Try it:
Scan the data below for the string "last". Show every line where it turns up.

-=-=-=-=-

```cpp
#ifndef MGX_MACRO_SLICED_FROM
#define MGX_MACRO_SLICED_FROM 7
#endif
  template <int P, int MODE>
  constexpr bool kSlicedSweeps = P >= MGX_MACRO_SLICED_FROM && MODE != kResidualRestrict && MODE != kChebFirstProlong;

  template <typename T>
  __device__ __forceinline__ const EOMat<T> &coef_reload(const EOMat<T> *m)
  {
    typedef const EOMat<T> __attribute__((address_space(4))) *ConstPtr;
    ConstPtr q = (ConstPtr)(uintptr_t)m;
    asm volatile("" : "+s"(q));
    return *(const EOMat<T> *)q;
  }

  template <int P, typename T, typename Mark, typename Barrier>
  __device__ __forceinline__ void brick_sweeps_sliced(int tid, T *__restrict__ U, T *__restrict__ W, const Basis1D<T> *__restrict__ B,
                                                      T c0, T c1, T c2, Mark mark, Barrier barrier)
  {
    using C           = MCfg<P, T>;
    constexpr int G   = C::G, NT = C::THREADS, LINES = C::LINES, N = P + 1, NB = C::NB;
    constexpr int REM = LINES - NT;
    const bool    ln  = tid < LINES, rm = REM > 0 && tid < REM * NB;
    const int     rl  = NT + tid / NB, rc = tid % NB;
    auto seam = [&](T(&y)[N]) {
      const T yn = next_lane(y[0]);
      if (rc + 1 < NB)
        y[P] += yn;
    };
    if (ln)
      {
        T in[G], o[G];
#pragma unroll
        for (int j = 0; j < G; ++j)
          in[j] = U[tid * G + j];
#pragma unroll
        for (int ph = 0; ph < 2; ++ph)
          {
            const EOMat<T> &A   = coef_reload(ph == 0 ? &B->mass : &B->lapl);
            T              *dst = ph == 0 ? W : U;
            macro_apply<P, T>(A, in, o);
#pragma unroll
            for (int j = 0; j < G; ++j)
              dst[tid * G + j] = o[j];
          }
      }
    if (rm)
      {
        T         seg[N], y[N];
        const int base = rl * G + rc * P;
#pragma unroll
        for (int i = 0; i < N; ++i)
          seg[i] = U[base + i];
#pragma unroll
        for (int ph = 0; ph < 2; ++ph)
          {
            const EOMat<T> &A   = coef_reload(ph == 0 ? &B->mass : &B->lapl);
            T              *dst = ph == 0 ? W : U;
            cell_apply<P, T>(A, seg, y);
            seam(y);
#pragma unroll
            for (int i = 1; i < N; ++i)
              dst[base + i] = y[i];
            if (rc == 0)
              dst[base] = y[0];
          }
      }
    barrier();
    mark(0);
    if (ln)
      {
        T         a[G], s2[G], t2[G];
        const int lb = (tid / G) * (G * G) + tid % G;
#pragma unroll
        for (int j = 0; j < G; ++j)
          a[j] = W[lb + j * G];
        macro_apply<P, T>(coef_reload(&B->lapl), a, s2);
        const EOMat<T> &M = coef_reload(&B->mass);
        macro_apply<P, T>(M, a, t2);
#pragma unroll
        for (int j = 0; j < G; ++j)
          W[lb + j * G] = t2[j];
#pragma unroll
        for (int j = 0; j < G; ++j)
          a[j] = U[lb + j * G];
        macro_apply<P, T>(M, a, t2);
#pragma unroll
        for (int j = 0; j < G; ++j)
          U[lb + j * G] = fma(c0, t2[j], c1 * s2[j]);
      }
    if (rm)
      {
        T         seg[N], y[N], z[N], r[N];
        const int base = (rl / G) * (G * G) + rl % G + rc * P * G;
#pragma unroll
        for (int i = 0; i < N; ++i)
          seg[i] = W[base + i * G];
        cell_apply<P, T>(coef_reload(&B->lapl), seg, z);
        const EOMat<T> &M = coef_reload(&B->mass);
        cell_apply<P, T>(M, seg, y);
#pragma unroll
        for (int i = 0; i < N; ++i)
          seg[i] = U[base + i * G];
        cell_apply<P, T>(M, seg, r);
#pragma unroll
        for (int i = 0; i < N; ++i)
          z[i] = fma(c0, r[i], c1 * z[i]);
        seam(y);
        seam(z);
#pragma unroll
        for (int i = 1; i < N; ++i)
          {
            W[base + i * G] = y[i];
            U[base + i * G] = z[i];
          }
        if (rc == 0)
          {
            W[base] = y[0];
            U[base] = z[0];
          }
      }
    barrier();
    mark(1);
    if (ln)
      {
        T a[G], r[G], o[G];
#pragma unroll
        for (int j = 0; j < G; ++j)
          a[j] = W[tid + j * (G * G)];
        macro_apply<P, T>(coef_reload(&B->lapl), a, r);
#pragma unroll
        for (int j = 0; j < G; ++j)
          a[j] = U[tid + j * (G * G)];
        macro_apply<P, T>(coef_reload(&B->mass), a, o);
#pragma unroll
        for (int j = 0; j < G; ++j)
          W[tid + j * (G * G)] = fma(c2, r[j], o[j]);
      }
    if (rm)
      {
        T         seg[N], y[N], q[N];
        const int base = rl + rc * P * (G * G);
#pragma unroll
        for (int i = 0; i < N; ++i)
          seg[i] = W[base + i * (G * G)];
        cell_apply<P, T>(coef_reload(&B->lapl), seg, q);
#pragma unroll
        for (int i = 0; i < N; ++i)
          seg[i] = U[base + i * (G * G)];
        cell_apply<P, T>(coef_reload(&B->mass), seg, y);
#pragma unroll
        for (int i = 0; i < N; ++i)
          y[i] = fma(c2, q[i], y[i]);
        seam(y);
#pragma unroll
        for (int i = 1; i < N; ++i)
          W[base + i * (G * G)] = y[i];
        if (rc == 0)
          W[base] = y[0];
      }
  }

  __device__ __forceinline__ uint32_t item_slot(uint32_t m) { return m & 1023u; }
  __device__ __forceinline__ uint32_t item_point(uint32_t m) { return (m >> 10) & 8191u; }
  __device__ __forceinline__ uint32_t item_offset(uint32_t m) { return m >> 23; }

  using rsrc_t = __amdgpu_buffer_rsrc_t;
  typedef unsigned int u32x2_t __attribute__((ext_vector_type(2)));
  constexpr uint32_t kOob = 0xFFFFFFF0u;
  constexpr int kAuxNt = 2;
  __device__ __forceinline__ rsrc_t make_rsrc(const void *p, uint32_t bytes)
  {
    return __builtin_amdgcn_make_buffer_rsrc(const_cast<void *>(p), 0, bytes, 0x00020000);
  }
  __device__ __forceinline__ double buf_ld(rsrc_t r, uint32_t off, double)
  {
    return __builtin_bit_cast(double, __builtin_amdgcn_raw_buffer_load_b64(r, off, 0, 0));
  }
  __device__ __forceinline__ float buf_ld(rsrc_t r, uint32_t off, float)
  {
    return __builtin_bit_cast(float, __builtin_amdgcn_raw_buffer_load_b32(r, off, 0, 0));
  }
  template <int AUX = 0>
  __device__ __forceinline__ void buf_st(rsrc_t r, uint32_t off, double v)
  {
    __builtin_amdgcn_raw_buffer_store_b64(__builtin_bit_cast(u32x2_t, v), r, off, 0, AUX);
  }
  template <int AUX = 0>
  __device__ __forceinline__ void buf_st(rsrc_t r, uint32_t off, float v)
  {
    __builtin_amdgcn_raw_buffer_store_b32(__builtin_bit_cast(unsigned int, v), r, off, 0, AUX);
  }

  typedef unsigned int u32x4_t __attribute__((ext_vector_type(4)));
  __device__ __forceinline__ void buf_ld2(rsrc_t r, uint32_t off, double &a, double &b)
  {
    const u32x4_t v = __builtin_bit_cast(u32x4_t, __builtin_amdgcn_raw_buffer_load_b128(r, off, 0, 0));
    a               = __builtin_bit_cast(double, u32x2_t{v.x, v.y});
    b               = __builtin_bit_cast(double, u32x2_t{v.z, v.w});
  }
  __device__ __forceinline__ void buf_ld2(rsrc_t r, uint32_t off, float &a, float &b)
  {
    const unsigned long long u = __builtin_bit_cast(unsigned long long, __builtin_amdgcn_raw_buffer_load_b64(r, off, 0, 0));
    a                          = __builtin_bit_cast(float, (unsigned int)u);
    b                          = __builtin_bit_cast(float, (unsigned int)(u >> 32));
  }
  __device__ __forceinline__ void buf_st2(rsrc_t r, uint32_t off, double a, double b)
  {
    const u32x2_t lo = __builtin_bit_cast(u32x2_t, a), hi = __builtin_bit_cast(u32x2_t, b);
    __builtin_amdgcn_raw_buffer_store_b128(u32x4_t{lo.x, lo.y, hi.x, hi.y}, r, off, 0, 0);
  }
  __device__ __forceinline__ void buf_st2(rsrc_t r, uint32_t off, float a, float b)
  {
    __builtin_amdgcn_raw_buffer_store_b64(u32x2_t{__builtin_bit_cast(unsigned int, a), __builtin_bit_cast(unsigned int, b)}, r,
                                          off, 0, 0);
  }

#ifndef MGX_CHEB_INIT_REREAD
#define MGX_CHEB_INIT_REREAD 0
#endif
  __host__ __device__ constexpr bool keeps_rhs(int mode) { return mode == kChebInit && !MGX_CHEB_INIT_REREAD; }

  template <typename T>
  __device__ __forceinline__ T cheb_first_iterate(T f0, T d, T b)
  {
    T x = f0 * d * b;
    asm("" : "+v"(x));
    return x;
  }

  template <typename T>
  struct PostRsrc
  {
    rsrc_t a, b, old, out, partial, src, srcw, xw, priv;
  };

  template <typename T>
  struct PostOps
  {
    T pv[2], av[2], bv[2], ov[2];
  };

  template <typename T, int MODE, bool DTAB, bool PAIR>
  __device__ __forceinline__ void post_issue(const PostRsrc<T> &R, uint32_t w, uint32_t off, PostOps<T> &o)
  {
    const bool valid        = w != kInvalid;
    const bool need_partial = valid && !(w & 0x40000000u) && MODE != kResidualRestrict;
    const bool last         = valid && (w >> 31);
    o.pv[0] = o.pv[1] = o.av[0] = o.av[1] = o.bv[0] = o.bv[1] = o.ov[0] = o.ov[1] = T(0);
    const uint32_t ol = last ? off : kOob, op = need_partial ? off : kOob;
    auto           ld = [&](rsrc_t r, uint32_t f, T(&v)[2]) {
      if (PAIR)
        buf_ld2(r, f, v[0], v[1]);
      else
        v[0] = buf_ld(r, f, T());
    };
#ifndef MGX_MACRO_NOCARRIER
    if (__builtin_amdgcn_ballot_w64(need_partial) != 0)
      ld(R.partial, op, o.pv);
#endif
    if (MODE != kPlain && !keeps_rhs(MODE))
      ld(R.a, ol, o.av);
    if (is_cheb_mode(MODE) && !DTAB)
      ld(R.b, ol, o.bv);
    if (MODE == kCheb || MODE == kCgUpdate)
      ld(R.old, ol, o.ov);
    if (MODE == kCgUpdate)
      ld(R.src, ol, o.bv);
  }

  template <typename T, int MODE>
  __device__ __forceinline__ T post_finish(const BrickPost<T> &post, T pv, T av, T ov, T bv, bool last, T val, T xi)
  {
    val += pv;
    if (MODE == kPlain || MODE == kCgUpdate)
      return val;
    else if (MODE == kResidualRestrict)
      return (last ? av : T(0)) - val;
    else if (MODE == kResidual)
      return last ? av - val : val;
    else
      {
        if (MODE == kChebOldInit)
          ov = post.f0 * bv * av;
        T xn = xi + post.f2 * bv * (av - val);
        if (MODE == kCheb || MODE == kChebOldInit)
          xn += post.f1 * (xi - ov);
        else if (MODE == kChebZeroOld || MODE == kChebInit)
          xn += post.f1 * xi;
        return last ? xn : val;
      }
  }
}
```

Baseline: 14.82 billion DoFs/s.

## Look up inverse diagonal from a small per-class LDS table in brick kernels

Adds an optional path where the inverse diagonal, if it is bitwise uniform across bricks by position class, is stored as a tiny table (p^3 or merged (p/2+1)^3 entries) in LDS. Per-item diagonal registers are replaced by packed 6-bit class indices. For some Chebyshev modes the right-hand side is loaded early alongside the gather, and barriers become LDS-only. This is meant to cut register pressure and diagonal traffic, at the cost of LDS lookups, extra setup kernels and a check at diagonal computation time.

```diff
diff --git a/multigrid_amd/csrc/mgx_api.cpp b/multigrid_amd/csrc/mgx_api.cpp
--- a/multigrid_amd/csrc/mgx_api.cpp
+++ b/multigrid_amd/csrc/mgx_api.cpp
@@ -105,6 +105,7 @@
     {"macro_wg_per_cu_x16", nullptr, &macro_wg_x16},
     {"no_diag_table", &no_diag_table, nullptr},
     {"no_macro_v2", &no_macro_v2, nullptr},
+    {"no_diag_classes", &no_diag_classes, nullptr},
     {"no_general_bricks", &no_general_bricks, nullptr},
     {"general_brick_min", nullptr, &general_brick_min},
     {"fused_prolong_min_bricks", nullptr, &fused_prolong_min_bricks},
@@ -2127,6 +2128,39 @@
       if (which == 0)
         MGX_TRACE("compute_diagonal: diagonal %s per brick item", mismatch == 0 ? "uniform" : "not uniform");
     }
+  for (int which = 0; which < 2; ++which)
+    {
+      void          *&slot  = which == 0 ? op->d.diag_classes : op->d.diag_classes2;
+      const void     *items = which == 0 ? op->d.diag_items : op->d.diag_items2;
+      const uint32_t *map   = which == 0 ? op->d.bricks.item_map : op->d.bricks.item_map2;
+      const char     *name  = which == 0 ? "class" : "merged class (second pipeline)";
+      op->mem.release(slot);
+      slot = nullptr;
+      if (!items || op->d.p > 4 || op->ctx->tun.no_diag_classes)
+        {
+          MGX_TRACE("compute_diagonal: diagonal by %s not used (%s)", name,
+                    !items ? "no per-item table" : (op->d.p > 4 ? "p > 4" : "option no_diag_classes"));
+          continue;
+        }
+      const uint32_t n1 = which == 0 ? (uint32_t)op->d.p : (uint32_t)op->d.p / 2 + 1;
+      DeviceArena    tmp("mgx_compute_diagonal");
+      void          *table = nullptr;
+      uint32_t      *flag  = nullptr, mismatch = 1;
+      MGX_TRY(op->mem.zeros(&table, number_size(op->d.number) * n1 * n1 * n1, s));
+      MGX_TRY(tmp.zeros(&flag, 1, s));
+      if (op->d.number == MGX_F64)
+        macro_diag_classes_f64(s, op->d, map, items, which == 1, table, flag);
+      else
+        macro_diag_classes_f32(s, op->d, map, items, which == 1, table, flag);
+      MGX_HIP(hipMemcpyAsync(&mismatch, flag, sizeof(uint32_t), hipMemcpyDeviceToHost, s));
+      MGX_HIP(hipStreamSynchronize(s));
+      if (mismatch == 0)
+        slot = table;
+      else
+        op->mem.release(table);
+      MGX_TRACE("compute_diagonal: diagonal by %s %s", name,
+                mismatch == 0 ? "bitwise uniform, class table in use" : "not bitwise uniform, per-item registers kept");
+    }
   return MGX_OK;
 }
 
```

-=-=-=-=-

Exercise result:
    const bool last         = valid && (w >> 31);
    const uint32_t ol = last ? off : kOob, op = need_partial ? off : kOob;
  __device__ __forceinline__ T post_finish(const BrickPost<T> &post, T pv, T av, T ov, T bv, bool last, T val, T xi)
      return (last ? av : T(0)) - val;
      return last ? av - val : val;
        return last ? xn : val;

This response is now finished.